# Ordner verschlüsseln und wieder ENTSCHLÜSSELN



## dfd1 (23. Mai 2002)

Ich habe wieder einmal ein kleines (und doch *sehr grosses*) Problem.
Ich habe auf meinem Rechner WinXP drauf. Zum Testen und als "Sicherheit" habe ich einen Ordner und Unterordner mit Dateien verschlüsselt.
Um das zu machen, muss man erst in den Ordneroptionen den Hacken von "_Einfache Dateienfreigabe verwenden (empfohlen)_" entfernen. Danach auf den Ordner Rechtsklicken, Eigenschaften, Allgemein, Erweitert und dort den untersten Hacken setzen...

Ich habe auf meiner HD mehrere Partitionen, unter anderem eine für WinXP und eine für meine Dat(ei)en.

Alles lief gut bis... Mein System nicht mehr startete. Ich versuchte es mit allen Mittel wieder zum laufen zu bringen. Zum Schluss blieb nur noch die Neuinstallation. Aber seither kann ich mit diesen Daten weder die Argumente rücksetzen noch sie irgendwie in irgendeinem Programm öffnen 
Leider hat es darunter Daten, die ich *DRINGEND* wieder brauche. Lieber gestern als heute.
Hat jemand eine Idee??


----------



## dfd1 (25. Mai 2002)

Hat niemand eine Idee oder ein Tool?? :{}Mir ist es in diesem Fall egal, ob es illegal ist!!! Brauche diese Daten!!;((


----------



## dfd1 (31. Mai 2002)

*Hilfe*

Überall werden Probleme gelöst.
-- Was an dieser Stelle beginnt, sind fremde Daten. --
class HipEncoder:

    def __init__(self, h: int, w: int, planes: int, channels=(16, 32, 32), device=None,
                 fp8: bool = False):
        assert planes <= 32, "bit-plane observations carry at most 32 planes"
        self.layers: list[ConvLayer] = []
        H, W, cin, cin_real, bits = h, w, 32, planes, True
        for co in channels:
            self.layers.append(ConvLayer(cin, cin_real, co, H, W, bits, False, True))
            H, W = (H + 1) // 2, (W + 1) // 2
            for _ in range(4):
                self.layers.append(ConvLayer(co, co, co, H, W, False, True, False))
            cin, cin_real, bits = co, co, False
        self.out_hw = (H, W)
        self.out_c = channels[-1]
        off = boff = 0
        for i, L in enumerate(self.layers):
            L.w_off = off
            off += L.cout * _nch(L.cin) * 32
            if i > 0:
                L.wb_off = boff
                boff += L.cin * _nch(L.cout) * 32
        self.packed_fwd = torch.zeros(off, dtype=torch.bfloat16, device=device)
        self.fused_tail = (tuple(channels) == (16, 32, 32) and self.layers[1].H <= 16
                           and self.layers[1].W <= 16)
        self.fused_res_bwd = True
        self.fused_res_bwd32 = True
        self.fused_res_fwd = True
        self.fused_res_fwd32 = True
        self.fused_stage_fwd = True
        self.fused_pool_fwd4 = True
        self.fused_res_blk32_wave = True
        self.fused_res_bwd32_team = True
        self.fused_pool_wgrad0 = True
        self.wgrad0_imgs = 1
        self.fused_pool_conv_bwd = True
        self.defer_reduce = True
        self._pbufs = {}
        self._rjobs = None
        self.packed_bwd = torch.zeros(max(boff, 1), dtype=torch.bfloat16, device=device)
        self.fp8 = fp8
        self.fused_tail8 = True
        self.packed_fwd8 = torch.zeros(off, dtype=torch.uint8, device=device)
        self.scale8 = torch.zeros(sum(L.cout for L in self.layers), dtype=torch.float32,
                                  device=device)
        self._s_off = []
        so = 0
        for L in self.layers:
            self._s_off.append(so)
            so += L.cout

    def pack(self, weights: list[torch.Tensor], with_bwd: bool) -> None:
        k = N.kernels()
        for c0 in range(0, len(self.layers), 16):
            layers = self.layers[c0:c0 + 16]
            jobs = (_Job * len(layers))()
            for i, (L, wt) in enumerate(zip(layers, weights[c0:c0 + 16])):
                assert wt.dtype == torch.float32 and wt.is_contiguous()
                bwd = ((self.packed_bwd.data_ptr() + 2 * L.wb_off)
                       if (with_bwd and L.wb_off >= 0) else None)
                jobs[i] = _Job(wt.data_ptr(), self.packed_fwd.data_ptr() + 2 * L.w_off, bwd,
                               L.cin, L.cin_real, L.cout)
            N.check(k.mbk_conv_pack(ctypes.cast(jobs, ctypes.c_void_p), len(layers),
                                    N.stream_ptr()), "conv_pack")

    def pack_layer(self, i: int, weight: torch.Tensor, with_bwd: bool = False) -> None:
        L = self.layers[i]
        assert weight.dtype == torch.float32 and weight.is_contiguous()
        bwd = ((self.packed_bwd.data_ptr() + 2 * L.wb_off)
               if (with_bwd and L.wb_off >= 0) else None)
        jobs = (_Job * 1)(_Job(weight.data_ptr(), self.packed_fwd.data_ptr() + 2 * L.w_off, bwd,
                               L.cin, L.cin_real, L.cout))
        N.check(N.kernels().mbk_conv_pack(ctypes.cast(jobs, ctypes.c_void_p), 1, N.stream_ptr()),
                "conv_pack")

    def pack_fp8(self, weights: list[torch.Tensor]) -> None:
        k = N.kernels()
        for c0 in range(0, len(self.layers), 16):
            idx = list(range(c0, min(c0 + 16, len(self.layers))))
            jobs = (_Job8 * len(idx))()
            for j, i in enumerate(idx):
                L, wt = self.layers[i], weights[i]
                assert wt.dtype == torch.float32 and wt.is_contiguous()
                jobs[j] = _Job8(wt.data_ptr(), self.packed_fwd8.data_ptr() + L.w_off,
                                self.scale8.data_ptr() + 4 * self._s_off[i], L.cin, L.cin_real,
                                L.cout)
            N.check(k.mbk_conv_pack_fp8(ctypes.cast(jobs, ctypes.c_void_p), len(idx),
# ... 34 lines not shown
                                 ctypes.cast(bp, ctypes.c_void_p), n, L1.H, L1.W,
                                 y.data_ptr(), N.stream_ptr()), "trunk_tail")
        return y

    def _tail8(self, p: torch.Tensor, bs: list[torch.Tensor]) -> torch.Tensor:
        L1, Ll = self.layers[1], self.layers[-1]
        n = p.shape[0]
        base, sbase = self.packed_fwd8.data_ptr(), self.scale8.data_ptr()
        wp = (ctypes.c_void_p * 14)(*[base + L.w_off for L in self.layers[1:15]])
        sp = (ctypes.c_void_p * 14)(*[sbase + 4 * self._s_off[i] for i in range(1, 15)])
        bp = (ctypes.c_void_p * 14)(*[b.data_ptr() for b in bs[1:15]])
        y = torch.empty(n, Ll.H, Ll.W, Ll.cout, dtype=torch.bfloat16, device=p.device)
        N.check(N.kernels().mbk_trunk_tail_fp8(
            p.data_ptr(), ctypes.cast(wp, ctypes.c_void_p), ctypes.cast(sp, ctypes.c_void_p),
            ctypes.cast(bp, ctypes.c_void_p), n, L1.H, L1.W, y.data_ptr(), N.stream_ptr()),
            "trunk_tail_fp8")
        return y

    def _fwd(self, L: ConvLayer, x, bias, add=None, mask_src=None, y_full=None, dgrad=False,
             pool_idx=None):
        n = x.shape[0]
        if dgrad:
            cin, cout, w = L.cout, L.cin, self.packed_bwd.data_ptr() + 2 * L.wb_off
            H, W = L.H, L.W
            bits, relu, pool = False, False, False
        else:
            cin, cout, w = L.cin, L.cout, self.packed_fwd.data_ptr() + 2 * L.w_off
            H, W, bits, relu, pool = L.H, L.W, L.bits, L.relu_in, L.pool
        Ho, Wo = ((H + 1) // 2, (W + 1) // 2) if pool else (H, W)
        y = torch.empty(n, Ho, Wo, cout, dtype=torch.bfloat16, device=x.device)
        imgs = _imgs_fwd(L, cin, cout, bits, pool)
        N.check(N.kernels().mbk_conv_fwd(
            x.data_ptr(), int(bits), cin, cout, w, N.ptr(bias), N.ptr(add), N.ptr(mask_src),
            y.data_ptr(), N.ptr(y_full), N.ptr(pool_idx), n, H, W, imgs, int(relu), int(pool),
            N.stream_ptr()), "conv_fwd")
        return y

    def _wgrad(self, L: ConvLayer, x, dy, dw: torch.Tensor, db: torch.Tensor, dp=None,
               pidx=None):
        n = x.shape[0]
        imgs = _imgs_wgrad(L, unpool=dy is None, unpool_imgs=self.wgrad0_imgs)
        nparts = N.kernels().mbk_conv_wgrad_parts(int(L.bits), L.cin, L.cout, n, L.H, L.W, imgs,
                                                  int(dy is None))
        if nparts < 1:
            raise RuntimeError(f"conv_wgrad: unsupported shape {L}")
        row = L.cout * 9 * L.cin + L.cout
        need = (nparts + (nparts + 31) // 32) * row
        part = self._partials(L, need, x.device)
        k = N.kernels()
        st = N.stream_ptr()
        N.check(k.mbk_conv_wgrad(x.data_ptr(), int(L.bits), L.cin, L.cout, N.ptr(dy),
                                 N.ptr(dp), N.ptr(pidx), part.data_ptr(), nparts, n,
                                 L.H, L.W, imgs, int(L.relu_in), st), "conv_wgrad")
        self._reduce(part.data_ptr(), nparts, L, dw, db)

    def _partials(self, L: ConvLayer, need: int, device) -> torch.Tensor:
        key = id(L) if self._rjobs is not None else None
        b = self._pbufs.get(key)
        if b is None or b.numel() < need or b.device != device:
            b = torch.empty(max(need, 1 << 20), dtype=torch.float32, device=device)
            self._pbufs[key] = b
        return b

    def _reduce(self, partial: int, nparts: int, L: ConvLayer, dw, db) -> None:
        job = _RJob(partial, dw.data_ptr(), db.data_ptr(), nparts, L.cin, L.cin_real, L.cout, 0)
        if self._rjobs is not None:
            self._rjobs.append(job)
            return
        N.check(N.kernels().mbk_wgrad_reduce_batch(ctypes.byref(job), 1, N.stream_ptr()),
                "wgrad_reduce_batch")

    def _flush_reduces(self) -> None:
        jobs, self._rjobs = self._rjobs, None
        if jobs:
            arr = (_RJob * len(jobs))(*jobs)
            N.check(N.kernels().mbk_wgrad_reduce_batch(ctypes.cast(arr, ctypes.c_void_p),
                                                      len(jobs), N.stream_ptr()),
                    "wgrad_reduce_batch")

    def _res_fwd16(self, li: int, p: torch.Tensor, bs: list[torch.Tensor], stage=None):
        n, H, W, C = p.shape
        outs = [torch.empty_like(p) for _ in range(4)]
        base = self.packed_fwd.data_ptr()
        wp = (ctypes.c_void_p * 4)(*[base + 2 * self.layers[li + 1 + j].w_off for j in range(4)])
        bp = (ctypes.c_void_p * 4)(*[bs[li + 1 + j].data_ptr() for j in range(4)])
        k = N.kernels()
        if stage is None:
            N.check(k.mbk_res_fwd16(p.data_ptr(), *[o.data_ptr() for o in outs],
                                    ctypes.cast(wp, ctypes.c_void_p),
                                    ctypes.cast(bp, ctypes.c_void_p), n, H, W, 4,
                                    N.stream_ptr()), "res_fwd16")
            return outs
        Ln = self.layers[li + 5]
        Ho, Wo = (H + 1) // 2, (W + 1) // 2
        pn = torch.empty(n, Ho, Wo, Ln.cout, dtype=torch.bfloat16, device=p.device)
        pidx = (torch.empty(n, Ho, Wo, Ln.cout, dtype=torch.uint8, device=p.device)
                if stage else None)
        N.check(k.mbk_res_fwd16_stage(p.data_ptr(), *[o.data_ptr() for o in outs],
                                      ctypes.cast(wp, ctypes.c_void_p),
                                      ctypes.cast(bp, ctypes.c_void_p),
                                      base + 2 * Ln.w_off, bs[li + 5].data_ptr(),
                                      pn.data_ptr(), N.ptr(pidx), n, H, W, 4,
                                      N.stream_ptr()), "res_fwd16_stage")
        return (*outs, (pn, pidx))

    def _pool_conv_fwd4(self, L: ConvLayer, x, bias, pidx):
# ... 142 lines not shown
                else:
                    u0, y0, u1, y1 = self._res_fwd16(li, p, [b.detach() for b in bs])
            elif self.fused_res_fwd32 and L.cout == 32 and p.is_cuda:
                u0, y0 = self._res_blk32(li + 1, p, bs)
                u1, y1 = self._res_blk32(li + 3, y0, bs)
            else:
                u0 = self._fwd(self.layers[li + 1], p, bs[li + 1].detach())
                y0 = self._fwd(self.layers[li + 2], u0, bs[li + 2].detach(), add=p)
                u1 = self._fwd(self.layers[li + 3], y0, bs[li + 3].detach())
                y1 = self._fwd(self.layers[li + 4], u1, bs[li + 4].detach(), add=y0)
            if save:
                saved += [x, pidx, p, u0, y0, u1]
            x = y1
            li += 5
        return x, saved

    def backward(self, g: torch.Tensor, saved: list[torch.Tensor], params: list[torch.Tensor]):
        grads = [grad_out(p) for p in params]
        nst = len(self.layers) // 5
        g = g.contiguous()
        self._rjobs = [] if self.defer_reduce and g.is_cuda else None
        for s in range(nst - 1, -1, -1):
            li = 5 * s
            x, pidx, p, u0, y0, u1 = saved[6 * s:6 * s + 6]
            L = self.layers
            if self.fused_res_bwd and L[li + 1].cin == 16 and x.is_cuda:
                dy0 = self._res_bwd16(L[li + 3], L[li + 4], y0, u1, g, grads[2 * (li + 4)],
                                      grads[2 * (li + 4) + 1], grads[2 * (li + 3)],
                                      grads[2 * (li + 3) + 1])
                dp = self._res_bwd16(L[li + 1], L[li + 2], p, u0, dy0, grads[2 * (li + 2)],
                                     grads[2 * (li + 2) + 1], grads[2 * (li + 1)],
                                     grads[2 * (li + 1) + 1])
            elif self.fused_res_bwd32 and L[li + 1].cin == 32 and x.is_cuda:
                dy0 = self._res_bwd32(L[li + 3], L[li + 4], y0, u1, g, grads[2 * (li + 4)],
                                      grads[2 * (li + 4) + 1], grads[2 * (li + 3)],
                                      grads[2 * (li + 3) + 1])
                dp = self._res_bwd32(L[li + 1], L[li + 2], p, u0, dy0, grads[2 * (li + 2)],
                                     grads[2 * (li + 2) + 1], grads[2 * (li + 1)],
                                     grads[2 * (li + 1) + 1])
            else:
                self._wgrad(L[li + 4], u1, g, grads[2 * (li + 4)], grads[2 * (li + 4) + 1])
                du1 = self._fwd(L[li + 4], g, None, mask_src=u1, dgrad=True)
                self._wgrad(L[li + 3], y0, du1, grads[2 * (li + 3)], grads[2 * (li + 3) + 1])
                dy0 = self._fwd(L[li + 3], du1, None, mask_src=y0, add=g, dgrad=True)
                self._wgrad(L[li + 2], u0, dy0, grads[2 * (li + 2)], grads[2 * (li + 2) + 1])
                du0 = self._fwd(L[li + 2], dy0, None, mask_src=u0, dgrad=True)
                self._wgrad(L[li + 1], p, du0, grads[2 * (li + 1)], grads[2 * (li + 1) + 1])
                dp = self._fwd(L[li + 1], du0, None, mask_src=p, add=dy0, dgrad=True)
            Ls = L[li]
            if (s == 0 and Ls.bits and Ls.W == 16 and self.fused_pool_wgrad0 and x.is_cuda
                    and N.kernels().mbk_conv_wgrad_parts(
                        int(Ls.bits), Ls.cin, Ls.cout, x.shape[0], Ls.H, Ls.W,
                        _imgs_wgrad(Ls, True, self.wgrad0_imgs), 1) > 0):
                self._wgrad(Ls, x, None, grads[2 * li], grads[2 * li + 1], dp=dp, pidx=pidx)
                g = None
                continue
            if (s > 0 and self.fused_pool_conv_bwd and x.is_cuda
                    and N.kernels().mbk_pool_conv_bwd_parts(x.shape[0], Ls.cin, Ls.cout, Ls.H,
                                                            Ls.W) > 0):
                g = self._pool_conv_bwd(Ls, dp, pidx, x, grads[2 * li], grads[2 * li + 1])
                continue
            dc = torch.empty(pidx.shape[0], Ls.H, Ls.W, Ls.cout, dtype=torch.bfloat16,
                             device=pidx.device)
            N.check(N.kernels().mbk_pool_bwd_idx(pidx.data_ptr(), dp.data_ptr(), pidx.shape[0],
                                                 Ls.H, Ls.W, Ls.cout, dc.data_ptr(),
                                                 N.stream_ptr()), "pool_bwd_idx")
            self._wgrad(Ls, x, dc, grads[2 * li], grads[2 * li + 1])
            g = self._fwd(Ls, dc, None, dgrad=True) if s > 0 else None
        self._flush_reduces()
        return grads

Wieso bei mir nicht??;((


----------



## Eyewitness (31. Mai 2002)

Ist zwar jetzt kein wirklich guter Vorschlag, aber hast Du mal versucht, den Microsoft Support per anonymer E-Mail anzumailen?
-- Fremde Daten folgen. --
template <int NV>
__global__ __launch_bounds__(256) void ln_fwd_kernel(hamt_ln_desc d, const void* __restrict__ xv,
                                                     const float* __restrict__ res, const float* __restrict__ gamma,
                                                     const float* __restrict__ beta, void* __restrict__ zv,
                                                     float* __restrict__ y, bf16_t* __restrict__ y16,
                                                     float* __restrict__ mean_o, float* __restrict__ rstd_o,
                                                     const uint64_t* __restrict__ rng) {
  const int lane = threadIdx.x & 63, w = threadIdx.x >> 6;
  const int row = blockIdx.x * 4 + w;
  const int H = d.H;
  if (row >= d.M) {
    if (y16) zero_pad_rows(y16, H, row, d.Mpad16, gridDim.x * 4, lane);
    return;
  }
  const RngKey kpre = rng_key(rng, d.call_id), kpost = rng_key(rng, d.call_id ^ POST_SALT);
  const float ik_pre = d.p_pre > 0.f ? 1.0f / (1.0f - d.p_pre) : 1.0f, ik_post = d.p_post > 0.f ? 1.0f / (1.0f - d.p_post) : 1.0f;
  const int xfmt = ln_xfmt(d.io16);
  float4 v[NV];
  float sum = 0.f;
#pragma unroll
  for (int i = 0; i < NV; ++i) {
    const int c = (i * 64 + lane) * 4;
    if (c < H) {
      const size_t o = (size_t)row * H + c;
      float4 a = load_row4(xv, o, xfmt);
      if (d.p_pre > 0.f) a = mul4(a, keep4(kpre, row, c, d.p_pre, ik_pre));
      if (res) acc4(a, *(const float4*)(res + o));
      v[i] = a;
      sum += sum4(a);
    } else v[i] = zero4();
  }
  const float mean = wave_sum(sum) / (float)H;
  float sq = 0.f;
#pragma unroll
  for (int i = 0; i < NV; ++i)
    if ((i * 64 + lane) * 4 < H) sq += sqdev4(v[i], mean);
  const float rstd = rsqrtf(wave_sum(sq) / (float)H + d.eps);
#pragma unroll
  for (int i = 0; i < NV; ++i) {
    const int c = (i * 64 + lane) * 4;
    if (c < H) {
      const size_t o = (size_t)row * H + c;
      if (zv) {
        if (d.io16 & HAMT_LN_Z_F16) *(uint2*)((bf16_t*)zv + o) = make_uint2(pack_h2(v[i].x, v[i].y), pack_h2(v[i].z, v[i].w));
        else if (d.io16 & HAMT_LN_Z_BF16) store_bf4((bf16_t*)zv, o, v[i]);
        else *(float4*)((float*)zv + o) = v[i];
      }
      float4 r = affine4(norm4(v[i], mean, rstd), *(const float4*)(gamma + c), *(const float4*)(beta + c));
      if (d.p_post > 0.f) r = mul4(r, keep4(kpost, row, c, d.p_post, ik_post));
      if (y) *(float4*)(y + o) = r;
      if (y16) store_bf4(y16, o, r);
    }
  }
  if (lane == 0) { mean_o[row] = mean; rstd_o[row] = rstd; }
}

template <int NV, int NWV>
__global__ __launch_bounds__(64 * NWV) void ln_bwd_kernel(hamt_ln_desc d, const float* __restrict__ dy,
                                                     const void* __restrict__ zv, const float* __restrict__ mean_i,
                                                     const float* __restrict__ rstd_i, const float* __restrict__ gamma,
                                                     float* __restrict__ dz, float* __restrict__ dx, bf16_t* __restrict__ dx16,
                                                     float* __restrict__ ws, const uint64_t* __restrict__ rng,
                                                     const float* __restrict__ add) {
  const int lane = threadIdx.x & 63, w = threadIdx.x >> 6;
  const int H = d.H;
  if (dx16 && blockIdx.x == 0) zero_pad_rows(dx16, H, d.M + w, d.Mpad16, NWV, lane);
  const RngKey kpre = rng_key(rng, d.call_id), kpost = rng_key(rng, d.call_id ^ POST_SALT);
  const float ik_pre = d.p_pre > 0.f ? 1.0f / (1.0f - d.p_pre) : 1.0f, ik_post = d.p_post > 0.f ? 1.0f / (1.0f - d.p_post) : 1.0f;
  const int zfmt = ln_zfmt(d.io16);
  float4 gam[NV], dg[NV], db[NV], dxs[NV];
#pragma unroll
  for (int i = 0; i < NV; ++i) {
    const int c = (i * 64 + lane) * 4;
    gam[i] = c < H ? *(const float4*)(gamma + c) : zero4();
    dg[i] = zero4(); db[i] = zero4(); dxs[i] = zero4();
  }
  for (int row = blockIdx.x * NWV + w; row < d.M; row += gridDim.x * NWV) {
    const float mean = mean_i[row], rstd = rstd_i[row];
    float4 g[NV], xh[NV];
    float s1 = 0.f, s2 = 0.f;
#pragma unroll
    for (int i = 0; i < NV; ++i) {
      const int c = (i * 64 + lane) * 4;
      if (c < H) {
        const size_t o = (size_t)row * H + c;
        float4 a = *(const float4*)(dy + o);
        if (d.p_post > 0.f) a = mul4(a, keep4(kpost, row, c, d.p_post, ik_post));
        const float4 h = norm4(load_row4(zv, o, zfmt), mean, rstd);
        fmacc4(dg[i], a, h);
        acc4(db[i], a);
        a = mul4(a, gam[i]);
        s1 += a.x + a.y + a.z + a.w;
        s2 += a.x * h.x + a.y * h.y + a.z * h.z + a.w * h.w;
        g[i] = a; xh[i] = h;
      }
    }
    const float c1 = wave_sum(s1) / (float)H, c2 = wave_sum(s2) / (float)H;
#pragma unroll
    for (int i = 0; i < NV; ++i) {
      const int c = (i * 64 + lane) * 4;
      if (c < H) {
        const size_t o = (size_t)row * H + c;
        float4 r = ln_dx4(g[i], xh[i], c1, c2, rstd);
        if (add) {
          const float4 q = *(const float4*)(add + o);
          *(float4*)(dz + o) = make_float4(r.x + q.x, r.y + q.y, r.z + q.z, r.w + q.w);
        } else *(float4*)(dz + o) = r;
        if (d.p_pre > 0.f) r = mul4(r, keep4(kpre, row, c, d.p_pre, ik_pre));
        if (dx) *(float4*)(dx + o) = r;
        if (dx16) store_bf4(dx16, o, r);
        acc4(dxs[i], r);
      }
    }
  }
  __shared__ float4 red[NWV > 4 ? NWV / 2 : 4][3][NV * 64];
#pragma unroll
  for (int half = NWV / 2; half >= 4; half >>= 1) {
    if (w >= half && w < 2 * half) {
#pragma unroll
      for (int i = 0; i < NV; ++i) { red[w - half][0][i * 64 + lane] = dg[i]; red[w - half][1][i * 64 + lane] = db[i]; red[w - half][2][i * 64 + lane] = dxs[i]; }
    }
    __syncthreads();
    if (w < half) {
#pragma unroll
      for (int i = 0; i < NV; ++i) {
        const float4 a = red[w][0][i * 64 + lane], b = red[w][1][i * 64 + lane], c = red[w][2][i * 64 + lane];
        acc4(dg[i], a); acc4(db[i], b); acc4(dxs[i], c);
      }
    }
    __syncthreads();
  }
  if (w < 4) {
#pragma unroll
    for (int i = 0; i < NV; ++i) { red[w][0][i * 64 + lane] = dg[i]; red[w][1][i * 64 + lane] = db[i]; red[w][2][i * 64 + lane] = dxs[i]; }
  }
  __syncthreads();
  if (w < 3) {
#pragma unroll
    for (int i = 0; i < NV; ++i) {
      const int c = (i * 64 + lane) * 4;
      if (c < H) {
        float4 a = red[0][w][i * 64 + lane], b = red[1][w][i * 64 + lane], cc = red[2][w][i * 64 + lane], e = red[3][w][i * 64 + lane];
        *(float4*)(ws + ((size_t)blockIdx.x * 3 + w) * H + c) = make_float4(a.x + b.x + cc.x + e.x, a.y + b.y + cc.y + e.y, a.z + b.z + cc.z + e.z, a.w + b.w + cc.w + e.w);
      }
    }
  }
}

Vielleicht haben die eine Lösung?


----------



## Naj-Zero (31. Mai 2002)

hmm, wie erwartest du bei einer anonymen mail eine antwort?

egal, ansonsten kannst du ja auch mal in google oder so suchen, ob da leute ähnliche probleme haben.

für nt gibts ja auch massig "tools" :>


----------



## dfd1 (1. Juni 2002)

Für NT gibts schon Tools, 2000 auch aber nicht für Win XP...
Das mit Microsoft habe ich schon versucht, aber ohne Erfolg. C't und Chip habe ich schon angefragt, leider auch ohne Erfolg.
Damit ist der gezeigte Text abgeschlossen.